Adds a new array function array_prepend to catalyst.
### Why are the changes needed?
This adds a function that exists in many SQL implementations, specifically Snowflake: https://docs.snowflake.com/en/developer-guide/snowpark/reference/python/api/snowflake.snowpark.functions.array_prepend.html
### Does this PR introduce _any_ user-facing change?
Yes.
### How was this patch tested?
Added unit tests.
Closes #38947 from navinvishy/array-prepend.
Lead-authored-by: Navin Viswanath <na...@gmail.com>
Co-authored-by: navinvishy <na...@gmail.com>
Signed-off-by: Ruifeng Zheng <ru...@apache.org>
---
.../source/reference/pyspark.sql/functions.rst | 1 +
python/pyspark/sql/functions.py | 30 +++++
.../sql/catalyst/analysis/FunctionRegistry.scala | 1 +
.../expressions/collectionOperations.scala | 146 +++++++++++++++++++++
.../expressions/CollectionExpressionsSuite.scala | 44 +++++++
.../scala/org/apache/spark/sql/functions.scala | 10 ++
.../sql-functions/sql-expression-schema.md | 3 +-
.../src/test/resources/sql-tests/inputs/array.sql | 11 ++
.../resources/sql-tests/results/ansi/array.sql.out | 72 ++++++++++
.../test/resources/sql-tests/results/array.sql.out | 72 ++++++++++
.../apache/spark/sql/DataFrameFunctionsSuite.scala | 68 ++++++++++
11 files changed, 457 insertions(+), 1 deletion(-)
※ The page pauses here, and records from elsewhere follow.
#ifdef PMPC_STAGE_TIMELINE
#define PMPC_TL_STAMPS 10
__device__ unsigned long long pmpc_tl[3][128][PMPC_TL_STAMPS];
#define TL_DECL(kind) unsigned long long tl_[PMPC_TL_STAMPS] = {}; const int tl_kind = (kind); const bool tl_on = blockIdx.x == gridDim.x / 2
#define TL(k) do { __builtin_amdgcn_sched_barrier(0); tl_[k] = __builtin_amdgcn_s_memtime(); __builtin_amdgcn_sched_barrier(0); } while (0)
#define TL_FLUSH(j) do { if (tl_on && threadIdx.x == 0 && (j) < 128) { for (int k_ = 0; k_ < PMPC_TL_STAMPS; k_++) pmpc_tl[tl_kind][j][k_] = tl_[k_]; } } while (0)
#else
#define TL_DECL(kind)
#define TL(k)
#define TL_FLUSH(j)
#endif

#ifndef PMPC_AS_LEAN_WAVES
#define PMPC_AS_LEAN_WAVES 4
#endif
#ifndef PMPC_AS_DEEP_WAVES
#define PMPC_AS_DEEP_WAVES 3
#endif
#ifndef PMPC_AS_DEEP2_MAXM
#define PMPC_AS_DEEP2_MAXM 1024
#endif

namespace {

template <int XD, int UD, int MODE, bool SKIP, bool DEFECT, int EX = 0, class MT = double>
__global__ void __launch_bounds__(64, MODE == 2 ? 2 : (MODE == 1 ? PMPC_AS_DEEP_WAVES : PMPC_AS_LEAN_WAVES)) k_bwd_as(LQArgs a) {
  constexpr bool CONE = EX == 1, XBOX = EX == 2;
  typedef Lane<XD, UD> LT;
  constexpr int KS = LT::KS, XP = LT::XP;
  constexpr bool PADX = (XD != XP);
  constexpr long long D8 = sizeof(double);
  constexpr bool DEEP = MODE != 0, SCHOL = !DEEP;
  constexpr long long MB = sizeof(MT);
  if (a.done && *a.done) return;
  const int lane = threadIdx.x;
  const int N = a.N, Nc = a.Nc, i = a.as_perm ? __builtin_amdgcn_readfirstlane(a.as_perm[blockIdx.x]) : (int)blockIdx.x;
  if (SKIP && a.as_settled_in[i]) {
    const int nc = Nc * UD;
    if (lane < nc) {
      const double *H = a.Hc_part + (size_t)i * nc * nc;
      double acc = 0.0;
      for (int cc = 0; cc < nc; cc++) acc = fma(H[(lane < cc ? lane : cc) + nc * (lane < cc ? cc : lane)], a.as_delta[cc], acc);
      a.gc_part[(size_t)i * nc + lane] += acc;
    }
    return;
  }
  const LT L(lane);
  const int g = L.g, c = L.c;
  const size_t pbase = (size_t)i * N;
  const bool own0 = (i == 0 && a.owner);
  const bool gu = g < UD;
  const double *Z = a.zeros;
  const double pwt = a.pw ? a.pw[i] : 1.0;
  const double regx = pwt * a.reg_x, regu = pwt * a.reg_u;
  const double *Xb = DEFECT ? a.X_prev : a.Xb, *Ub = DEFECT ? a.U_prev : a.Ub;
  constexpr int CKS = 64 * KS + 32;
  int jtop = N - 1, ck_k = 0;
  if (SKIP && a.as_ck) {
    const int jh = a.as_jhi[i];
// ... 5 lines not shown
      atomicAdd(a.ck_stat + (ck_k ? 1 : 3), (unsigned long long)(jtop + 1));
    }
  }
  const double *ck_ = a.as_ck ? ubase(a.as_ck, (long long)i * a.ck_slots * (long long)(CKS * sizeof(double))) : nullptr;

  const bool fF = L.cxv || L.cu;
  const MT *pF = L.cxv ? (const MT *)a.fx + (pbase + jtop) * (XD * XD) + XD * L.oc + L.row0
                       : (L.cu ? (const MT *)a.fu + (pbase + jtop) * (XD * UD) + XD * L.cb + L.row0 : (const MT *)Z);
  int sF = fF ? -(int)MB * (L.cxv ? XD * XD : XD * UD) : 0;
  typedef typename jacc::SpecFor<XD, UD>::list JSpecs;
  if constexpr (JSpecs::COUNT > 0 && std::is_same<MT, double>::value) {
    if (a.jac_compact) {
      const jacc::LaneSel js = jacc::select(JSpecs{}, a.jac_compact, lane);
      const int m = js.bwd;
      if (m != jacc::NONE) {
        pF = m >= 0 ? (const MT *)a.fx + (pbase + jtop) * js.rec + m : (const MT *)a.fx + (size_t)a.M * N * js.rec + (size_t)i * js.pool + (-1 - m);
        sF = m >= 0 ? -(int)MB * js.rec : 0;
      }
    }
  }
  const unsigned lQ = (unsigned)((L.cxv ? XD * L.oc + L.row0 : 0) * MB);
  const double pwt_x = L.cxv ? pwt : 0.0;
  const bool fR = L.cu && gu;
  const unsigned lR = (unsigned)((fR ? g + UD * L.cb : 0) * MB), lRd = (unsigned)((fR ? g + UD * L.cb : 0) * D8);
  const unsigned lxr = (unsigned)(L.row0 * D8), lxc = (unsigned)((L.cxv ? L.oc : 0) * D8);
  const unsigned lug = (unsigned)((gu ? g : 0) * D8);
  const double regx_c = L.cxv ? regx : 0.0;
  const bool umask = L.cu && g == L.cb;
  const double umask_d = umask ? 1.0 : 0.0;
  const bool diag_x = L.cxv && ((c & 3) == g);
  bool dmask[KS];
#pragma unroll
  for (int r = 0; r < KS; r++) dmask[r] = diag_x && (c >> 2) == r;
  const long long px = (long long)(pbase * XD) * D8, pu = (long long)(pbase * UD) * D8;
  const double *Xb_ = ubase(Xb, px), *Xr_ = ubase(a.X_ref, px), *Xp_ = ubase(a.X_prev, px), *f_ = ubase(a.f, px);
  const double *kff_ = ubase(a.kff, pu);
  const void *Q_ = ubase_v(a.Q, (long long)(pbase * (XD * XD)) * MB), *R_ = ubase_v(a.R, (long long)(pbase * (UD * UD)) * MB);
  const void *K_ = ubase_v(a.K, (long long)(pbase * 64) * MB);
  auto xoff = [&](int jj) { return (long long)(jj * (int)(XD * D8)); };
  auto uoff = [&](int jj) { return (long long)(jj * (int)(UD * D8)); };
  auto ld_Q = [&](int jj, double *dst) {
    const void *q = ubase_v(Q_, (long long)(jj * (int)(XD * XD * MB)));
#pragma unroll
    for (int r = 0; r < KS; r++) {
      const bool rv = !PADX || (L.row0 + r < XD);
      const double v = ldom<MT>(q, rv ? lQ + r * (unsigned)MB : 0u);
      dst[r] = rv ? v : 0.0;
    }
  };
  auto ld_xm = [&](int jj, double *dst) {
    const double *xb = ubase(Xb_, xoff(jj)), *xr = ubase(Xr_, xoff(jj));
#pragma unroll
    for (int r = 0; r < KS; r++) {
      const bool rv = !PADX || (L.row0 + r < XD);
      const unsigned o = rv ? lxr + r * 8u : 0u;
      const double v = pwt * (ldo(xb, o) - ldo(xr, o));
      dst[r] = rv ? v : 0.0;
    }
  };
  auto ld_gx = [&](int jj) -> double {
    if (DEFECT) return 0.0;
    return regx_c * (ldo(ubase(Xb_, xoff(jj)), lxc) - ldo(ubase(Xp_, xoff(jj)), lxc));
  };
  const char *pC = (const char *)Z;
  int sC = 0;
  if (gu && c == XP) { pC = (const char *)(Ub + (pbase + jtop) * UD + g); sC = -UD * (int)D8; }
// ... 104 lines not shown
    for (int r = 0; r < KS; r++) Fr[r] = (!MAIN && j == 0 && L.cxv) ? 0.0 : cur.F[r];
    const double Rc = cur.R;
    const double um_g = pwt * (dpp_d<0x00>(cur.ctl) - dpp_d<0x55>(cur.ctl));
    const int act_g = __builtin_amdgcn_mov_dpp(__double2loint(cur.ctl), 0xAA, 0xF, 0xF, true);
    Du_c = (umask && act_g) ? a.as_big : 0.0;
    const double gu_c0 = DEFECT ? 0.0 : regu_s * dpp_d<0x140>(cur.ctl);
    const bool cone_here = CONE && (MAIN || !cons || own0);
    double gu_c = gu_c0;
    if constexpr (CONE) gu_c = fma(dpp_d<0xFF>(cur.ctl), cone_here ? umask_d : 0.0, gu_c0);
    double Hcone = 0.0;
    if constexpr (CONE) Hcone = cone_here ? cur.ch : 0.0;
    const double df_c = (DEFECT && L.cxv) ? cur.f - xb_carry : 0.0;
    if (DEFECT) xb_carry = cur.xb;
    gx_c = DEFECT ? 0.0 : regx_c * (cur.xb - cur.xp);
    if constexpr (XBOX) gx_c += cur.xg;
    col_to_row<KS>(pwt_x * (cur.xb - cur.xr), g, xm_row);
#pragma unroll
    for (int r = 0; r < KS; r++) Qc[r] = cur.Q[r];
    auto late_pf = [&]() { if (below) fetch_late(j - 1, j >= 2 ? j - 2 : 0, nxt); };
    TL(1);
    if (MODE == 1) late_pf();
    if (MODE != 2 && below) fetch_early(j - 1, nxt);
    TL(2);

    if (DEFECT) {
#pragma unroll
      for (int r = 0; r < KS; r++) s_row[r] += row_allsum(S[r] * df_c);
    }
    double hp = fma(Rc, um_g, gu_c);
#pragma unroll
    for (int r = 0; r < KS; r++) hp = fma(Fr[r], s_row[r], hp);
    const double h_col = grp_allsum(hp);
    double hu[UD];
#pragma unroll
    for (int b = 0; b < UD; b++) hu[b] = readlane_d(h_col, XP + b);

    TL(3);
    v4d H = {0.0, 0.0, 0.0, 0.0};
    double p2q = 0.0;
    if (below) {
#pragma unroll
      for (int r = 0; r < KS; r++) {
        if constexpr (XBOX) H[r] = fma(pwt_x, Qc[r], dmask[r] ? regx + cur.xd : 0.0);
        else H[r] = fma(pwt_x, Qc[r], dmask[r] ? regx : 0.0);
        p2q = fma(Qc[r], xm_row[r], p2q);
      }
    }
    if constexpr (CONE) H[KS] = fma(pwt, Rc, (umask ? regu : 0.0) + (cons ? 0.0 : Du_c + Hcone));
    else H[KS] = fma(pwt, Rc, (umask ? regu : 0.0) + (cons ? 0.0 : Du_c));
    v4d G = {0.0, 0.0, 0.0, 0.0};
#pragma unroll
    for (int r = 0; r < KS; r++) G = mfma(S[r], Fr[r], G);
#pragma unroll
    for (int r = 0; r < KS; r++) H = mfma(Fr[r], G[r], H);

    if (!DEEP && !MAIN) late_pf();
    if (!MAIN && cons) {
      double v = H[KS];
      if (own0) v += CONE ? Du_c + Hcone : Du_c;
      const int nc = Nc * UD;
      if (L.cu && gu) a.Hc_part[(size_t)i * nc * nc + (size_t)(j * UD + g) + (size_t)nc * (j * UD + L.cb)] = v;
      st_rec(j, (L.cxv && gu) ? H[KS] : 0.0);
#pragma unroll
      for (int r = 0; r < KS; r++) S[r] = H[r];
      if (lane < UD) a.gc_part[(size_t)i * (Nc * UD) + j * UD + lane] = pick<UD>(hu, lane);
      if (j == 0) return;
      const double p2 = grp_allsum(p2q);
      s_col = L.cxv ? h_col + p2 + gx_c : 0.0;
      col_to_row<KS>(s_col, g, s_row);
      return;
    }

    TL(4);
    double Lc[UD][UD], Ld[UD], col[UD];
#pragma unroll
    for (int q = 0; q < UD; q++) {
#pragma unroll
      for (int pp = q; pp < UD; pp++) {
        double v = readlane_d(H[KS], (XP + q) + 16 * pp);
#pragma unroll
        for (int k = 0; k < q; k++) v -= Lc[pp][k] * Lc[q][k];
        if (pp == q) {
          bad |= !(v > 0.0);
          Ld[q] = SCHOL ? rfl_d(rsqrt_d(v)) : rsqrt_d(v);
        } else {
          Lc[pp][q] = SCHOL ? rfl_d(v * Ld[q]) : v * Ld[q];
        }
      }
    }
    TL(5);
    double rows4[4];
    grp_gather(H[KS], rows4);
#pragma unroll
    for (int k = 0; k < UD; k++) col[k] = L.cu ? (L.cb == k ? 1.0 : 0.0) : rows4[k];
    chol_solve<UD>(Lc, Ld, col);
    const double Kg = pick<UD>(col, g);
    const double rec = frec ? Kg : 0.0;
    TL(6);
    v4d Sn = mfma(H[KS], (L.cxv && gu) ? -Kg : 0.0, H);
#pragma unroll
    for (int r = 0; r < KS; r++) S[r] = Sn[r];
    st_rec(j, rec);
    if (!DEEP && MAIN) {
      __builtin_amdgcn_sched_barrier(0);
      late_pf();
    }
    const double Kreg = L.cxv ? rec : 0.0;
    const double hug = pick<UD>(hu, g);
    double kq = L.cu ? rec * pick<UD>(hu, L.cb) : 0.0;
    kq += dpp_d<0xB1>(kq);
    kq += dpp_d<0x4E>(kq);
    if (c == XP && gu) gsto(ubase(kff_, uoff(j)), lug, kq);
    TL(7);
    if (!MAIN && j == 0) { TL_FLUSH(j); return; }
    const double red2 = grp_allsum(fma(-Kreg, hug, p2q));
    s_col = L.cxv ? h_col + red2 + gx_c : 0.0;
    col_to_row<KS>(s_col, g, s_row);
    TL(8);
    TL_FLUSH(j);
  };

  const int jmin = Nc > 1 ? Nc : 1;
  int j = jtop;
  if (MODE == 2) {
    Pipe P0, P1, P2;
    auto fetch = [&](int jj, Pipe &q) {
      const int k = jj > 0 ? jj : 0;
      fetch_early(k, q);
      fetch_late(k, k >= 1 ? k - 1 : 0, q);
    };
    fetch(jtop, P0);
    fetch(jtop - 1, P1);
    for (; j - 2 >= jmin; j -= 3) {
      fetch(j - 2, P2);
      stage(std::true_type{}, j, P0, P0);
      __builtin_amdgcn_sched_barrier(0);
      fetch(j - 3, P0);
      stage(std::true_type{}, j - 1, P1, P1);
      __builtin_amdgcn_sched_barrier(0);
      fetch(j - 4, P1);
      stage(std::true_type{}, j - 2, P2, P2);
      __builtin_amdgcn_sched_barrier(0);
    }
    for (; j >= 0; j--) {
      fetch(j - 2, P2);
      if (j >= jmin) stage(std::true_type{}, j, P0, P0);
      else stage(std::false_type{}, j, P0, P0);
      P0 = P1;
      P1 = P2;
    }
  } else {
    Pipe A, B;
    fetch_early(jtop, A);
    fetch_late(jtop, jtop >= 1 ? jtop - 1 : 0, A);
    for (; j >= jmin; j--) {
      stage(std::true_type{}, j, A, B);
      A = B;
    }
    if (j >= jmin) {
      stage(std::true_type{}, j, A, B);
      A = B;
      j--;
    }
    for (; j >= 0; j--) {
      stage(std::false_type{}, j, A, B);
      A = B;
    }
  }
  if (bad && lane == 0) *a.fail = 2;
}

template <int XD, int UD, bool DEFECT, bool PF2, bool CONE = false, class MT = double, bool SENS = false>
__global__ void __launch_bounds__(64, 4) k_fwd_as(LQArgs a) {
  typedef Lane<XD, UD> LT;
  constexpr int KS = LT::KS;
  constexpr bool PADX = (XD != LT::XP);
  constexpr long long D8 = sizeof(double);
  if (a.done && *a.done) return;
  const int lane = threadIdx.x;
  const LT L(lane);
  const int N = a.N, Nc = a.Nc, i = a.as_perm ? __builtin_amdgcn_readfirstlane(a.as_perm[blockIdx.x]) : (int)blockIdx.x, g = L.g, c = L.c;
  const size_t pbase = (size_t)i * N;
  const bool gu = g < UD;
  const double *Z = a.zeros;
  constexpr int MB = (int)sizeof(MT);
  const char *pA = (const char *)Z, *pB = (const char *)Z;
  int sAr = 0, sAj = 0, sBj = 0;
// ... 212 lines not shown
    pS += UD * (int)D8;
    if (store_u) gsto_i(ubase(act_, uoff(j) >> 1), lug >> 1, anew);
    TL(4);
    D[KS] = 0.0;
    double bop = (c < 4 && gu) ? du_q : 0.0;
    if (SENS) {
      const bool sc = c >= 4 && c < 4 + UD && gu;
      const double bs = (!MAIN && j < Nc) ? ((g == c - 4) ? 1.0 : 0.0) : -raw;
      bop = sc ? bs : bop;
    }
    D = mfma(cur.T[KS], bop, D);
    if (SENS) {
      if (c >= 4 && c < 4 + UD) {
        typedef double v2dd __attribute__((ext_vector_type(2)));
        const v2dd lo2 = {D[0], KS > 1 ? D[KS > 1 ? 1 : 0] : 0.0}, hi2 = {KS > 2 ? D[KS > 2 ? 2 : 0] : 0.0, gu ? bop : 0.0};
        __attribute__((address_space(1))) char *t = (__attribute__((address_space(1))) char *)(unsigned long long)ubase(T_, (long long)(j * (int)(64 * D8))) + lT;
        *(v2dd __attribute__((address_space(1))) *)t = lo2;
        *(v2dd __attribute__((address_space(1))) *)(t + 16) = hi2;
      }
    }
    if (DEFECT) {
      const double dfo = own_x ? cur.f - cur.xb : 0.0;
      D[0] += dpp_d<0x00>(dfo);
      if (KS > 1) D[1] += dpp_d<0x55>(dfo);
      if (KS > 2) D[2] += dpp_d<0xAA>(dfo);
    }
    if (own_x) {
      double mine = D[0];
#pragma unroll
      for (int r = 1; r < KS; r++) mine = (c == r) ? D[r] : mine;
      gsto(ubase(Xo_, xoff(j)), lx1, cur.xb + mine);
    }
#pragma unroll
    for (int r = 0; r < KS; r++) V[r] = (c < (SENS ? 4 + UD : 4)) ? D[r] : 0.0;
    TL(5);
    TL_FLUSH(j);
  };

  int nrel_e = 0, nadd_e = 0, nbad_e = 0, jh_e = -1;
  auto settled_update = [&](int j0) {
    double dl[UD];
#pragma unroll
    for (int k = 0; k < UD; k++) dl[k] = readlane_d(dcap, 16 * k);
    const int s16 = lane & 15, q4 = lane >> 4, gs = s16 >> 2, rs = s16 & 3;
    const bool is_x = rs < KS && KS * gs + rs < XD, is_u = rs == 3 && gs < UD;
    const size_t xo = (size_t)(is_x ? KS * gs + rs : 0), uo = (size_t)(is_u ? gs : 0);
    constexpr int SB = 4;
    for (int j4 = j0; j4 < N; j4 += 4 * SB) {
      double dv[SB], xv[SB], ub[SB], kf[SB], lo[SB], hi[SB];
      int act[SB];
#pragma unroll
      for (int q = 0; q < SB; q++) {
        const int jj = j4 + 4 * q + q4, jc = jj < N ? jj : N - 1;
        const double *t = a.as_T + (pbase + jc) * 64 + s16;
        double acc = 0.0;
#pragma unroll
        for (int k = 0; k < UD; k++) acc = fma(gld(t + 16 * k), dl[k], acc);
        dv[q] = acc;
        xv[q] = is_x ? gld(Xb + (pbase + jc) * XD + xo) : 0.0;
        const size_t e = (pbase + jc) * UD + uo;
        ub[q] = is_u ? gld(Ub + e) : 0.0;
        kf[q] = is_u ? gld(a.kff + e) : 0.0;
        lo[q] = is_u ? gld(a.as_lo + e) : 0.0;
        hi[q] = is_u ? gld(a.as_hi + e) : 0.0;
        act[q] = is_u ? a.as_act[e] : 0;
      }
#pragma unroll
// ... 177 lines not shown
  if (!launched) no_such_variant("forward sweep of an active-set round", XD, UD);
}

}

diff --git a/python/docs/source/reference/pyspark.sql/functions.rst b/python/docs/source/reference/pyspark.sql/functions.rst
index 70fc04ef9cf..cbc46e1fae1 100644
--- a/python/docs/source/reference/pyspark.sql/functions.rst
+++ b/python/docs/source/reference/pyspark.sql/functions.rst
@@ -159,6 +159,7 @@ Collection Functions
array_sort
array_insert
array_remove
+ array_prepend
array_distinct
array_intersect
array_union
diff --git a/python/pyspark/sql/functions.py b/python/pyspark/sql/functions.py
index 051fd52a13c..1f02be3ad21 100644
--- a/python/pyspark/sql/functions.py
+++ b/python/pyspark/sql/functions.py
@@ -7631,6 +7631,36 @@ def get(col: "ColumnOrName", index: Union["ColumnOrName", int]) -> Column:
return _invoke_function_over_columns("get", col, index)
+@try_remote_functions
+def array_prepend(col: "ColumnOrName", value: Any) -> Column:
+ """
+ Collection function: Returns an array containing element as
+ well as all elements from array. The new element is positioned
+ at the beginning of the array.
+
+ .. versionadded:: 3.5.0
+
+ Parameters
+ ----------
+ col : :class:`~pyspark.sql.Column` or str
+ name of column containing array
+ value :
+ a literal value, or a :class:`~pyspark.sql.Column` expression.
+
+ Returns
+ -------
+ :class:`~pyspark.sql.Column`
+ an array excluding given value.
+
+ Examples
+ --------
+ >>> df = spark.createDataFrame([([2, 3, 4],), ([],)], ['data'])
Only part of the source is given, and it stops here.